What you need to do: Look through the material below. Copy each line that contains the string "BnSumsBatch".

+ + + + + + +

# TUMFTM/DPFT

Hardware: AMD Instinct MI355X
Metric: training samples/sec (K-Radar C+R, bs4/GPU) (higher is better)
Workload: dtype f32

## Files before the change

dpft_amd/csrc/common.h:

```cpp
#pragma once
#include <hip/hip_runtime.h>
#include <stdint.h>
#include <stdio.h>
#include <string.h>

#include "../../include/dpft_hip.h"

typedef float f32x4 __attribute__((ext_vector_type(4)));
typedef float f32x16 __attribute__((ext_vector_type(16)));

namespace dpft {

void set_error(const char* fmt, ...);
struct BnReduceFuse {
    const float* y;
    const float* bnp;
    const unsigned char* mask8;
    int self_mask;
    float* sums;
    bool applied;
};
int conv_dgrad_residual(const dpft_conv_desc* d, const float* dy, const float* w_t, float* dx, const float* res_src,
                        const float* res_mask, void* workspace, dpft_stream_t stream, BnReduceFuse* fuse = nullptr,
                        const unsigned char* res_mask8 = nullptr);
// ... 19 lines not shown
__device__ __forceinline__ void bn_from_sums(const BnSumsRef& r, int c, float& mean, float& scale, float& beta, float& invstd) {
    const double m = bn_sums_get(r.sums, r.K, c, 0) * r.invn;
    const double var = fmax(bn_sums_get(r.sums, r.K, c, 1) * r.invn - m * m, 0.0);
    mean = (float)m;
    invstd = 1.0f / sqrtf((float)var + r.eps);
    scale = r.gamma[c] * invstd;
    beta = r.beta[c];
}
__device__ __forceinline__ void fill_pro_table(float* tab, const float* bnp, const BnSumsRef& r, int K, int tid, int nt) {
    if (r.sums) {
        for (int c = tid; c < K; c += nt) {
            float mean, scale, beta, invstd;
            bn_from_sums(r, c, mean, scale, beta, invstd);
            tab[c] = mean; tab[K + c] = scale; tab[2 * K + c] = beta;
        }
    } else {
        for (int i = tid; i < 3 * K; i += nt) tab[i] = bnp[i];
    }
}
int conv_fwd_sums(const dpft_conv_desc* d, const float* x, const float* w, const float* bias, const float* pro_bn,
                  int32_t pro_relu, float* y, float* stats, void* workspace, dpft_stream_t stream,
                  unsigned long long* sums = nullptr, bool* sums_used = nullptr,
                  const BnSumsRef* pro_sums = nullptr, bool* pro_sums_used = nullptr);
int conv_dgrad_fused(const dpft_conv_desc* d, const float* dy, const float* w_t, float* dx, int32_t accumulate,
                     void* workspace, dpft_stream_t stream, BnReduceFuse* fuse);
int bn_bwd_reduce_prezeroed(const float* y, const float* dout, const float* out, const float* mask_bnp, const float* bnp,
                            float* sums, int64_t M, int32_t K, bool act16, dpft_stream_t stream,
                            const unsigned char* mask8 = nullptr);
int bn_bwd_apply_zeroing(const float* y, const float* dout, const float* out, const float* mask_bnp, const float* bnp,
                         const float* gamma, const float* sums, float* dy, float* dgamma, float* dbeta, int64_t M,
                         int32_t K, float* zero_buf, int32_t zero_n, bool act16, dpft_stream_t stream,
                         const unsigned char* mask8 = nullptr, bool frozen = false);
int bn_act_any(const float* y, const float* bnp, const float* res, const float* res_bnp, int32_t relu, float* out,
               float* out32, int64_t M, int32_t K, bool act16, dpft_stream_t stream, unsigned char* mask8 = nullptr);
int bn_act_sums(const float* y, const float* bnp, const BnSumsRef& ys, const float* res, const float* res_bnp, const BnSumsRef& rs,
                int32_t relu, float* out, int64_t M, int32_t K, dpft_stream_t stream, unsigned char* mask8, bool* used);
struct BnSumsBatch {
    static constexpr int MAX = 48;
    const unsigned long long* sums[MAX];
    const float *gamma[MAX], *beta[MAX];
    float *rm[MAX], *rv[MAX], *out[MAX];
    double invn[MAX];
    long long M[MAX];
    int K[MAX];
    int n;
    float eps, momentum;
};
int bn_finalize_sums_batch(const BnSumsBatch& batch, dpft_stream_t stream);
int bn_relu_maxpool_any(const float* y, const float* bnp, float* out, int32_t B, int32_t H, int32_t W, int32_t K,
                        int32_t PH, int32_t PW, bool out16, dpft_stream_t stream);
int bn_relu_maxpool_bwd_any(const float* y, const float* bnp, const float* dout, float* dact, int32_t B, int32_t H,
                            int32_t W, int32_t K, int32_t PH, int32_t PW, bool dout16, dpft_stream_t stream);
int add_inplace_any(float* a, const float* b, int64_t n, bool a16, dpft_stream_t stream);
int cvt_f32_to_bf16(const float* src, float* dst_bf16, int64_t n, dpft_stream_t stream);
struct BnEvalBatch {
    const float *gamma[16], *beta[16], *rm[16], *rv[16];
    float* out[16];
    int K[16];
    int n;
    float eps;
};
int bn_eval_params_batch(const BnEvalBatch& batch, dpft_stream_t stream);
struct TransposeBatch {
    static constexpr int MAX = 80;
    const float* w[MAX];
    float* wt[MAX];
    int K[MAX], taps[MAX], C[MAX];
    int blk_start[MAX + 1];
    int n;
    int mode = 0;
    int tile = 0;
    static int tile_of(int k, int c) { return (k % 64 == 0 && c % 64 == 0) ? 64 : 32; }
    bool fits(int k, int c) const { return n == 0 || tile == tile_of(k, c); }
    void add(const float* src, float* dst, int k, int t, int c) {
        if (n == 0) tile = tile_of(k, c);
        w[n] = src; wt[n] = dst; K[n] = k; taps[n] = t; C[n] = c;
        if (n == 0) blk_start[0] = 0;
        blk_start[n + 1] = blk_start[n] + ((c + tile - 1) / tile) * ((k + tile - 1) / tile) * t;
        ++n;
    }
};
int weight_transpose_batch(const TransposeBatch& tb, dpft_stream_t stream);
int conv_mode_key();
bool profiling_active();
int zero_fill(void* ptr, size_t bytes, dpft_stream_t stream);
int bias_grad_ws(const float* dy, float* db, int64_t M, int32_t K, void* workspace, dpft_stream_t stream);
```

+ + + + + + +

Written answer:
struct BnSumsBatch {
int bn_finalize_sums_batch(const BnSumsBatch& batch, dpft_stream_t stream);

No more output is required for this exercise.